All popular chess engines are based on the minimax algorithm, which is a fancy name that simply means you pick the move that gives you the biggest advantage regardless of what the opponent plays. Minimax is invariably enhanced with alpha-beta pruning, which is used to reduce the size of the tree of variations to be examined. Here’s an extreme example of how this pruning works: Say an engine is considering a move and sees its opponent has 20 feasible replies. One of those replies leads to a forced checkmate. Then the engine can abandon (or “cutoff”) the move it was considering, no matter how well it would stand after any of the other 19 replies.
Another issue is that if an engine prunes away moves that only seem bad, e.g. those that lose material, it will fail to consider any kind of sacrifice, which is partly why early engines were so materialistic. In current engines like Stockfish, alpha-beta pruning is combined with a range of other chess-specific enhancements such the killer-move heuristic (a strong move in another similar variation is likely to be strong here), counter-move heuristic (some moves have natural responses regardless of position — I bet you’ve often met axb5 with axb5, right?) and many others.
AlphaZero, in contrast, uses Monte Carlo Tree Search, or MCTS for short. Monte Carlo is famous for its casinos, so when you see this term in a computing context it means there’s something random going on. An engine using pure MCTS would evaluate a position by generating a number of move sequences (called “playouts”) from that position randomly, and averaging the final scores (win/draw/loss) that they yield. This approach may seem altogether too simple, but if you think about it you’ll realize it’s actually quite a plausible way of evaluating a position.
The Monte Carlo Casino.
AlphaZero creates a number of playouts on each move (800 during its training). It also augments pure MCTS by preferring moves that it has not tried (much) already, that seem probable and that seem to lead to “good” positions, where “good” means that the evaluation function (more on this next article) gives them a high value. It’s really creating semi-random playouts, lines that seem appropriate to its ever-improving evaluation function. Isn’t this quite like how you calculate? By focussing on plausible lines of play?

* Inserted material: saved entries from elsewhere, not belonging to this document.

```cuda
static FusedArgs fused_args(lk_handle h, uint32_t first, int iters, bool insert, const MeasQueue* mq) {
    FusedArgs fa;
    std::memset(&fa, 0, sizeof(fa));
    fa.pts = h->direct ? h->direct_pts : h->pts.as<float4>();
    fa.world = h->direct ? h->direct_world : h->world.as<float4>();
    fa.inits = h->stepinit.as<StepInit>();
    fa.batch = h->batch;
    fa.n_steps = h->n_steps;
    fa.scan = first;
    fa.x_in = h->x_in.as<double>();
    fa.P_in = h->P_in.as<double>();
    fa.clk_in = h->clk_in.as<lk_stream_clock>();
    fa.Q = h->Q.as<double>();
    fa.x = h->x.as<double>();
    fa.P = h->P.as<double>();
    fa.clk = h->clk.as<lk_stream_clock>();
    fa.n_eff = h->n_eff.as<uint32_t>();
    fa.status = h->status.as<uint32_t>();
    fa.ll.chunk_rows = h->ll.as<ulonglong2>();
    fa.ll.group_rows = h->ll.as<ulonglong2>() + (size_t)2 * LL_MAX_CHUNKS * LL_ROW;
    fa.ll.stall = reinterpret_cast<uint32_t*>((char*)h->ll.p + LL_ROWS_BYTES);
    fa.ll.acks = reinterpret_cast<uint32_t*>((char*)h->ll.p + LL_ROWS_BYTES + 64);
    fa.epoch = h->ll_epoch;
    fa.iters = iters;
    fa.lane_cache = h->lane_cache;
    {
        const lk_stream_clock* ck = reinterpret_cast<const lk_stream_clock*>((const char*)h->h_small_in.p + h->in.clk) + first;
        const StepInit& in0 = h->h_inits[first];
        fa.slim_p = h->slim_p && h->n_steps == 1 && !mq && in0.active && in0.t_bucket == ck->last_predict_time &&
                    in0.t_bucket == ck->last_update_time;
    }
    const MapDev md = h->map.dev();
    fa.mv.slots = md.slots;
    fa.mv.hash_mask = md.hash_mask;
    fa.mv.nodes = md.nodes;
    fa.mv.hot = md.hot;
    if (mq) {
        fa.imu = mq->d_imu;
        fa.kin = mq->d_kin;
        fa.n_meas = mq->n;
        fa.gravity = mq->gravity;
        fa.acc_norm = mq->acc_norm;
    }
    {
        const StepInit& in0 = h->h_inits[first];
        const uint32_t sms = (uint32_t)fused_max_blocks(h->device), chunks = h->h_scan_chunks[first];
        if (h->finishers && !insert && fa.n_meas == 0 && h->n_steps == 1 && in0.active && in0.chunk_end - in0.chunk_begin == chunks &&
            chunks > 0 && iters >= 1 && chunks < sms) {
            fa.finishers = std::min(sms - chunks, (uint32_t)LL_MAX_FINISHERS);
            if (h->direct) fa.pts_copy = h->pts.as<float4>();
        }
    }
    fa.ecfg = h->ec;
    fa.trace = h->trace_on ? h->trace.as<unsigned long long>() + (size_t)(h->trace_seq++ % TRACE_AREAS) * TRACE_AREA : nullptr;
    fa.g = h->g;
    if (insert) {
        fa.insert = 1;
        fa.md = md;
        fa.ipts = reinterpret_cast<DevPoint*>(h->ins_pts.p);
        fa.iroot = h->ins_root.as<int>();
        fa.pend = h->ins_pend.as<int>();
        fa.touched = h->ins_touched.as<uint32_t>();
        fa.ins_counters = h->ins_counters.as<uint32_t>() + 2;
    }
    return fa;
}

static int run_fused(lk_handle h, uint32_t first, int iters, bool insert, const MeasQueue* mq, bool timed) {
    cudaStream_t s = h->stream;
    FusedInline* inl = nullptr;
    if (h->inline_ok) {
        const char* hs = (const char*)h->h_small_in.p;
        inl = &h->inl;
        std::memcpy(inl->x, hs + h->in.x, sizeof(inl->x));
        std::memcpy(inl->P, hs + h->in.P, sizeof(inl->P));
        std::memcpy(inl->clk, hs + h->in.clk, sizeof(inl->clk));
        std::memcpy(inl->steps, h->h_inits.data(), h->h_inits.size() * sizeof(StepInit));
    }
    const uint32_t need = h->n_steps * ((uint32_t)iters + 2u) + 1u;
    if (h->ll_epoch > 0xE0000000u || need > 0x10000000u) {
        if (need > 0x10000000u) return fail(h, LK_ERR_INVALID_ARG, "steps x iters too large for one launch");
        LK_CUDA(h->err, cudaMemsetAsync(h->ll.p, 0, LL_BYTES, s));
        h->ll_epoch = 1;
        h->prev_fused = false;
    }
    const FusedArgs fa = fused_args(h, first, iters, insert, mq);
    const uint32_t grid = insert ? (uint32_t)fused_max_blocks(h->device) : h->h_scan_chunks[first] + fa.finishers;
    h->ll_epoch += need;
    if (insert) h->prev_fused = false;
    if (timed) { cudaEventRecord(kev_get(h, h->nev++), s); h->prev_fused = false; }
    const int mode = h->coop_launch ? FUSED_LAUNCH_COOPERATIVE : ((h->pdl && h->prev_fused) ? FUSED_LAUNCH_PDL : FUSED_LAUNCH_PLAIN);
    {
        FusedGate& gate = fused_gate(h->device);
        std::lock_guard<std::mutex> lock(gate.m);
        if (gate.last && gate.last != s) {
            if (!gate.ev) LK_CUDA(h->err, cudaEventCreateWithFlags(&gate.ev, cudaEventDisableTiming));
            LK_CUDA(h->err, cudaEventRecord(gate.ev, gate.last));
            LK_CUDA(h->err, cudaStreamWaitEvent(s, gate.ev, 0));
        }
        gate.last = s;
        LK_CUDA(h->err, launch_scan_fused(fa, inl, grid, s, mode));
    }
    h->prev_fused = true;
    ++h->fused_launches_since_check;
    if (timed) { cudaEventRecord(kev_get(h, h->nev++), s); h->prev_fused = false; }
    ++h->acc_launches;
    ++h->acc_residual_launches;
    h->direct_ran = h->direct;
    return LK_OK;
}

static int run_kernels(lk_handle h, uint32_t first, uint32_t count, int iters, bool update_map, const MeasQueue* mq,
                       bool timed) {
    cudaStream_t s = h->stream;
    const int batch = h->batch;
    const bool big = count >= 2 && !h->h_initsL.empty();
    const std::vector<StepInit>& tin = big ? h->h_initsL : h->h_inits;
    const ChunkDesc* d_chunks = big ? h->chunksL.as<ChunkDesc>() : h->chunks.as<ChunkDesc>();
    const StepInit* d_inits = big ? h->stepinitL.as<StepInit>() : h->stepinit.as<StepInit>();
    uint32_t small_parity = 0;
    uint32_t mi = 0;
    if (mq) {
        LK_CUDA(h->err, cudaMemcpyAsync(h->x.as<lk_state>() + first, h->x_in.as<lk_state>() + first, sizeof(lk_state), cudaMemcpyDeviceToDevice, s));
        LK_CUDA(h->err, cudaMemcpyAsync(h->P.as<double>() + (size_t)first * 900, h->P_in.as<double>() + (size_t)first * 900, 900 * 8, cudaMemcpyDeviceToDevice, s));
        LK_CUDA(h->err, cudaMemcpyAsync(h->clk.as<lk_stream_clock>() + first, h->clk_in.as<lk_stream_clock>() + first, sizeof(lk_stream_clock), cudaMemcpyDeviceToDevice, s));
        LK_CUDA(h->err, cudaMemsetAsync(h->n_eff.as<uint32_t>() + first, 0, 4, s));
    }
    for (uint32_t k = 0; k < h->n_steps; ++k) {
        const StepInit* hin = tin.data() + (size_t)k * batch;
        uint32_t c0 = hin[first].chunk_begin, c1 = hin[first + count - 1].chunk_end;
        uint32_t m_obs0 = mi, m_obs1 = mi;
        if (mq && hin[first].active) {
            while (m_obs1 < mq->n && mq->stamps[m_obs1] < hin[first].t_bucket) ++m_obs1;
            mi = m_obs1;
        }
        const PredictArgs pa = predict_args(h, d_inits + (size_t)k * batch, (k == 0 && !mq) ? 1 : 0, first, count);
        if (mq && count == 1 && hin[first].active)
            launch_obs_predict_prepare(pa, mq->d_imu ? mq->d_imu + m_obs0 : nullptr, mq->d_kin ? mq->d_kin + m_obs0 : nullptr,
                                       m_obs1 - m_obs0, h->ec, mq->gravity, mq->acc_norm, s);
        else
            launch_predict_prepare(pa, s);
        ++h->acc_launches;
        for (int it = 0; it < iters; ++it) {
            ResidualArgs ra = residual_args(h, d_chunks);
            ra.chunk_first = c0;
            ra.last_iter = (it == iters - 1) ? 1 : 0;
            if (timed) cudaEventRecord(kev_get(h, h->nev++), s);
            if (count >= 2 || h->max_chunk_pts > 256) {
                launch_residual_stream2(ra, c1 - c0, s);
                launch_residual_fallback(ra, c1 - c0, s);
                launch_scan_tail(ra, first, count, s);
                if (c1 > c0) h->acc_launches += 2;
            } else {
                launch_residual(ra, c1 - c0, false, !update_map, s);
            }
// ... 489 lines not shown
```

Notice that so far there’s absolutely nothing chess-specific in what AlphaZero is doing. In my next article, when we look at how AlphaZero learns to evaluate chess positions, we’ll see there’s absolutely nothing chess-specific there either!

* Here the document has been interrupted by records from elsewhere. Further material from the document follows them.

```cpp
template <class F>
int with_model(int model_id, F&& f) {
#if MMPC_BUILTIN_MODELS
    if (model_id == MMPC_MODEL_TWO_LINK_ARM) return f(static_cast<TwoLinkArm*>(nullptr));
    if (model_id == MMPC_MODEL_EXO_ARM) return f(static_cast<ExoArm*>(nullptr));
#else
    if (model_id == MMPC_MODEL_USER) return f(static_cast<UserModel*>(nullptr));
#endif
    return fail(MMPC_ERR_UNSUPPORTED, "model not compiled into this library");
}
int model_nq(int model_id) {
    int nq = 0;
    with_model(model_id, [&](auto* m) {
        nq = std::remove_pointer_t<decltype(m)>::NQ;
        return MMPC_OK;
    });
    return nq;
}

mmpc_model_info with_horizon(const mmpc_model_info& mi, int N) {
    mmpc_model_info r = mi;
    r.num_shooting_nodes = N;
    r.num_v = mi.num_x * (N + 1) + mi.num_u * N;
    r.num_g = mi.num_x * N;
    return r;
}

int group_ws_doubles(const mmpc_model_info& mi, const KernelVariant& v) {
    return mmpc::group_ws_doubles(mi.num_x, mi.num_u, mi.num_shooting_nodes, v.ub, v.xb, false, v.mehr);
}
int lane_ws_doubles(const mmpc_model_info& mi, int nq, const KernelVariant& v) {
    return mmpc::lane_ws_doubles(mi.num_x, mi.num_u, nq, mi.num_shooting_nodes, v.xb);
}
size_t group_lds_instance_bytes(const mmpc_model_info& mi, int nq, const KernelVariant& v) {
    const int kc = mi.model_id == MMPC_MODEL_TWO_LINK_ARM ? mmpc::GroupLaneOps<TwoLinkArm>::doubles
                   : mi.model_id == MMPC_MODEL_EXO_ARM    ? mmpc::GroupLaneOps<ExoArm>::doubles
                                                          : 0;
    return static_cast<size_t>(mmpc::group_lds_doubles(mi.num_x, mi.num_u, nq, mi.num_shooting_nodes, v.ub,
                                                       mi.is_linear != 0, v.xb, kc)) * sizeof(double);
}
size_t group_lds_bytes(const mmpc_model_info& mi, int nq, const KernelVariant& v) {
    return group_lds_instance_bytes(mi, nq, v) * kGroupsPerWave;
}
constexpr size_t kMaxGroupLds = 160 * 1024;

size_t solver_workspace_bytes(const mmpc_model_info& mi, int nq, int64_t B) {
    const size_t lane = static_cast<size_t>(lane_ws_doubles(mi, nq, kVariantXb)) * 64u *
                        static_cast<size_t>((B + 63) / 64) * sizeof(double);
    const size_t group = static_cast<size_t>(std::max(group_ws_doubles(mi, kVariantUb),
                                                      group_ws_doubles(mi, kVariantXbMehrotra))) *
                         static_cast<size_t>(B) * sizeof(double);
    return (std::max(lane, group) + 255) / 256 * 256;
}

int resolve_kkt_solver_base(const mmpc_handle* h, int64_t B) {
    const mmpc_model_info& mi = h->info;
    if (h->opts.kkt_solver != MMPC_KKT_AUTO) return h->opts.kkt_solver;
    if (h->opts.factor_fp32) return MMPC_KKT_RICCATI;
    const int N = mi.num_shooting_nodes;
    const size_t glds = group_lds_bytes(mi, h->nq, h->x_bounded ? kVariantXb : kVariantUb);
    if (mi.model_id == MMPC_MODEL_USER) {
        if (glds <= kMaxGroupLds / 2 && B * static_cast<int64_t>(N) <= 1000000) return MMPC_KKT_RICCATI_GROUP;
        return MMPC_KKT_RICCATI;
    }
    if (mi.model_id == MMPC_MODEL_TWO_LINK_ARM) {
        if (N * TwoLinkArm::NU <= 64 && B <= 2560 && (h->opts.hessian == MMPC_HESSIAN_GAUSS_NEWTON || mi.is_linear))
            return MMPC_KKT_CONDENSED;
        if (glds <= kMaxGroupLds && B * static_cast<int64_t>(N) <= 1000000) return MMPC_KKT_RICCATI_GROUP;
        return MMPC_KKT_RICCATI;
    }
    if (glds <= kMaxGroupLds / 2 && B <= 4096) return MMPC_KKT_RICCATI_GROUP;
    return MMPC_KKT_RICCATI;
}
int resolve_kkt_solver(const mmpc_handle* h, int64_t B) {
    const int s = resolve_kkt_solver_base(h, B);
    if (h->x_bounded && h->opts.kkt_solver == MMPC_KKT_AUTO && s == MMPC_KKT_CONDENSED)
        return group_lds_bytes(h->info, h->nq, kVariantXb) <= kMaxGroupLds ? MMPC_KKT_RICCATI_GROUP : MMPC_KKT_RICCATI;
    return s;
}

template <class M>
constexpr bool exact_capable() {
    return HasHess<M>::value && (M::NX + M::NU < kGroupLanes);
}
template <class M, class = void>
struct ExactDefault {
    static constexpr bool value = true;
};
template <class M>
struct ExactDefault<M, std::enable_if_t<!M::kExactDefault || M::kExactDefault>> {
    static constexpr bool value = M::kExactDefault;
};
// ... 1826 lines not shown
```

mahi-mpc_amd/csrc/sqp_group.h:

```cpp
#undef MMPC_GROUP_PASS
#if defined(MMPC_GROUP_BODY_ONLY)
#define MMPC_GROUP_PASS 2
#elif !defined(MMPC_SQP_GROUP_H)
#define MMPC_SQP_GROUP_H
#define MMPC_GROUP_PASS 1
#else
#define MMPC_GROUP_PASS 0
#endif
#if MMPC_GROUP_PASS == 1
#include <type_traits>

#include "models.h"
#include "sqp_lane.h"
#include "sqp_wave.h"

namespace mmpc {

template <class Model>
__host__ __device__ constexpr bool w_struct_zero(int, int) { return false; }
template <>
__host__ __device__ constexpr bool w_struct_zero<TwoLinkArm>(int r, int j) { return (r == 0 && j >= 2) || (r >= 2 && (j == 0 || j >= 4)); }
template <class Model>
struct WPack {
    static constexpr int PK = 0, OVER = 0;
    __host__ __device__ static constexpr int col(int) { return 0; }
    __host__ __device__ static constexpr int idx(int, int) { return -1; }
};
template <>
struct WPack<TwoLinkArm> {
    static constexpr int PK = 10, OVER = 3;
    __host__ __device__ static constexpr int col(int i) { return i < 3 ? i : 2 * (i - 1); }
    __host__ __device__ static constexpr int idx(int r, int j) {
        if (w_struct_zero<TwoLinkArm>(r, j)) return -1;
        return col(r) + col(j);
    }
};
template <class Model>
__host__ __device__ constexpr bool wpack_valid() {
    using P = WPack<Model>;
    constexpr int NX = Model::NX, KZ = Model::NX + Model::NU;
    for (int r = 0; r < NX; ++r)
        for (int j = 0; j < KZ; ++j) {
            if (P::idx(r, j) < 0) continue;
            if (P::idx(r, j) >= P::PK || P::idx(r, j) != P::col(r) + P::col(j)) return false;
            for (int r2 = 0; r2 < NX; ++r2)
                for (int j2 = 0; j2 < KZ; ++j2)
                    if (P::idx(r2, j2) == P::idx(r, j) && !((r2 == r && j2 == j) || (r2 == j && j2 == r))) return false;
        }
    return P::OVER == P::col(NX - 1) + P::col(KZ - 1) - (P::PK - 1);
}
static_assert(wpack_valid<TwoLinkArm>(), "W record of the 2-link arm");
template <class Model>
__host__ __device__ constexpr int wpack_col_rep(int j) {
    for (int q = 0; q < j; ++q) {
        bool same = true;
        for (int r = 0; r < Model::NX; ++r) same = same && ((WPack<Model>::idx(r, q) < 0) == (WPack<Model>::idx(r, j) < 0));
        if (same) return q;
    }
    return j;
}
constexpr int kGroupLanes = 16;
constexpr int kGroupsPerWave = 4;
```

Like a newborn baby, AlphaZero came into the world with little knowledge, but is massively geared to learn. One weakness of MCTS is that since it’s based on creating semi-random playouts, it can get it completely wrong in tense positions where there is one precise line of optimal play. If it doesn’t randomly select this line, it is likely to blunder. This blindness was probably what caused AlphaZero’s Go playing predecessor, AlphaGo, to lose a game to 18-time world Go champion Lee Sedol. It seems not to have been an issue in the match with Stockfish, however.
MCTS has been used previously for two-player gameplay, but was found to perform much worse than the well-established minimax plus alpha-beta approach. In AlphaZero, MCTS combines really well with the employed neural network-based evaluation function.

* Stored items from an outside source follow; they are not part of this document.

example_gui_opencl_raytracer_amd/csrc/whitted_hit.inc:

```
            cost++;
            if (COUNT) {
                c_iter++;
                unsigned long long live = __builtin_amdgcn_ballot_w64(true);
                if (lane == (unsigned)__builtin_ctzll(live)) c_witer += 64u;
            }
            const rayq r = UNIT_CT ? wt_rayq<true>(o, d) : wt_rayq<false>(o, d, P.unit_dirs != 0u);

            if (COUNT) c_probe++;
            bool lit = false;
            float tl = INFINITY;
            f3 lcol = mk3(0, 0, 0);
            auto probe_chunk = [&](auto nc, const unsigned base) {
                constexpr int N = decltype(nc)::value;
                float4 l0[N]; float bq[N], Dq[N]; bool ok[N]; bool any = false;
#pragma unroll
                for (int k = 0; k < N; k++) l0[k] = wt_geom<GEOM_LDS>(P, sg, g_lgt + 2 * (base + k));
#pragma unroll
                for (int k = 0; k < N; k++) {
                    const sph_pre pre = wt_sphere_pre(r.o, l0[k]);
                    ok[k] = wt_sphere_disc(pre, r.d, r.a4, bq[k], Dq[k]);
                    any |= ok[k];
                }
                if (__builtin_amdgcn_ballot_w64(any)) {
#pragma unroll
                    for (int k = 0; k < N; k++) {
                        float t;
                        const bool hit = wt_sphere_root(bq[k], Dq[k], r.a2, t) && ok[k];
                        if (hit && !(t >= tl)) {
                            float4 l1 = wt_geom<GEOM_LDS>(P, sg, g_lgt + 2 * (base + k) + 1);
                            tl = t;
                            f3 hp = wt_madd3(d, t, o);
                            float dist = wt_sqrt(dot3(o - hp, o - hp));
                            lcol = mk3(l1.x, l1.y, l1.z) * (1 / dist * dist);
                            lit = true;
                        }
                    }
                }
            };
            for (unsigned base = 0; base < SH::nl(P); base += 4u) {
                const unsigned left = SH::nl(P) - base;
                if (left >= 4u) probe_chunk(wt_int<4>{}, base);
                else if (left == 3u) probe_chunk(wt_int<3>{}, base);
                else if (left == 2u) probe_chunk(wt_int<2>{}, base);
                else probe_chunk(wt_int<1>{}, base);
            }
            if (__builtin_amdgcn_ballot_w64(lit)) {
                if (lit) {
                    if (GRID) {
                        if (wt_grid_occluded(P, r, tl)) lit = false;
                    }
                    for (unsigned i = 0; !GRID && i < SH::ns(P); i++) {
                        float4 s = wt_geom<GEOM_LDS>(P, sg, i);
                        float t;
                        bool hit = wt_sphere(r, s, t);
                        if (hit && t <= tl && !(__float_as_uint(s.w) >> 31)) lit = false;
                    }
                    for (unsigned i = 0; i < SH::np(P); i++) {
                        float4 n = wt_geom<GEOM_LDS>(P, sg, g_pln + 2 * i);
                        float4 p0 = wt_geom<GEOM_LDS>(P, sg, g_pln + 2 * i + 1);
                        float t;
                        bool hit = wt_plane(r, n, p0, t);
                        if (hit && t <= tl) lit = false;
                    }
                }
            }
            WT_STAMP(WT_ST_PROBE);
            if (lit) {
                WT_HIT_COLOUR(lcol);
                ended = true;
            } else {
                if (COUNT) c_seg++;
                float tbest = INFINITY;
                int best = -1;
                if (GRID) {
                    best = wt_grid_nearest(P, r, tbest);
                } else {
                    for (unsigned base = 0; base < SH::ns(P); base += 4u) {
                        float4 s4[4]; float bq[4], Dq[4]; bool ok[4]; bool any = false;
#pragma unroll
                        for (int k = 0; k < 4; k++) s4[k] = wt_geom<GEOM_LDS>(P, sg, min(base + k, SH::ns(P) - 1u));
#pragma unroll
                        for (int k = 0; k < 4; k++) {
                            const sph_pre pre = wt_sphere_pre(r.o, s4[k]);
                            ok[k] = wt_sphere_disc(pre, r.d, r.a4, bq[k], Dq[k]) && (base + k < SH::ns(P));
                            any |= ok[k];
                        }
                        if (__builtin_amdgcn_ballot_w64(any)) {
#pragma unroll
                            for (int k = 0; k < 4; k++) {
                                if (__builtin_amdgcn_ballot_w64(ok[k]) == 0) continue;
                                float t;
                                const bool hit = wt_sphere_root(bq[k], Dq[k], r.a2, t) && ok[k];
                                if (hit && !(t >= tbest)) { tbest = t; best = (int)(base + k); }
                            }
                        }
                    }
                }
                for (unsigned i = 0; i < SH::np(P); i++) {
                    float4 n = wt_geom<GEOM_LDS>(P, sg, g_pln + 2 * i);
                    float4 p0 = wt_geom<GEOM_LDS>(P, sg, g_pln + 2 * i + 1);
                    float t;
                    bool hit = wt_plane(r, n, p0, t);
                    if (hit && !(t >= tbest)) { tbest = t; best = (int)(SH::ns(P) + i); }
                }
                WT_STAMP(WT_ST_NEAREST);
                if (best < 0) {
                    if (COUNT) c_sky++;
                    WT_HIT_COLOUR(wt_texel_rgb(wt_skybox_fetch(P, d)));
                    ended = true;
                } else {
                    ip = wt_madd3(d, tbest, o);
                    prim = (unsigned)best;
                    textured = false;
                    if ((unsigned)best < SH::ns(P)) {
                        float4 s = wt_geom<GEOM_LDS>(P, sg, (unsigned)best);
                        nrm = wt_normalize(ip - mk3(s.x, s.y, s.z));
                    } else {
                        unsigned pi = (unsigned)best - SH::ns(P);
                        float4 n = wt_geom<GEOM_LDS>(P, sg, g_pln + 2 * pi);
                        nrm = mk3(n.x, n.y, n.z);
                        if (n.w != 0.0f) {
                            if (COUNT) c_tex++;
                            texpx = wt_plane_texel_fetch(P, pi, ip);
                            textured = true;
                        }
                    }
                    wt_mat_set_b(m, wt_mat_f4(P, prim, 1u, SH::ns(P)));
                    {
                        const float4 a_ = wt_mat_f4(P, prim, 0u, SH::ns(P));
                        m.rgb = mk3(a_.x, a_.y, a_.z);
                        wt_mat_set_c(m, wt_mat_f4(P, prim, 2u, SH::ns(P)));
                    }
                    ip = wt_madd3(nrm, WT_EPSILON, ip);
                    cost += 3u;
                    {
// ... 9 lines not shown
```

example_gui_opencl_raytracer_amd/csrc/whitted_params.h:

```cpp
#ifndef WHITTED_PARAMS_H
#define WHITTED_PARAMS_H
#include <stdint.h>

#define CLW_MAX_DEPTH 32
#define CLW_NUM_COUNTERS 32
#define CLW_STAMP_SHARDS 1024
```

In my next article, I’ll explain more about this neural network and especially the fascinating way it learns, on its own, how to evaluate chess positions. I’ll also describe the hardware AlphaZero runs on, and make some predictions about how all this will impact chess as we know it.
What do you think about how AlphaZero plays chess? Let us know in the comments.
Corrections: AlphaZero creates a number of playouts on each move, not 800. That was during training.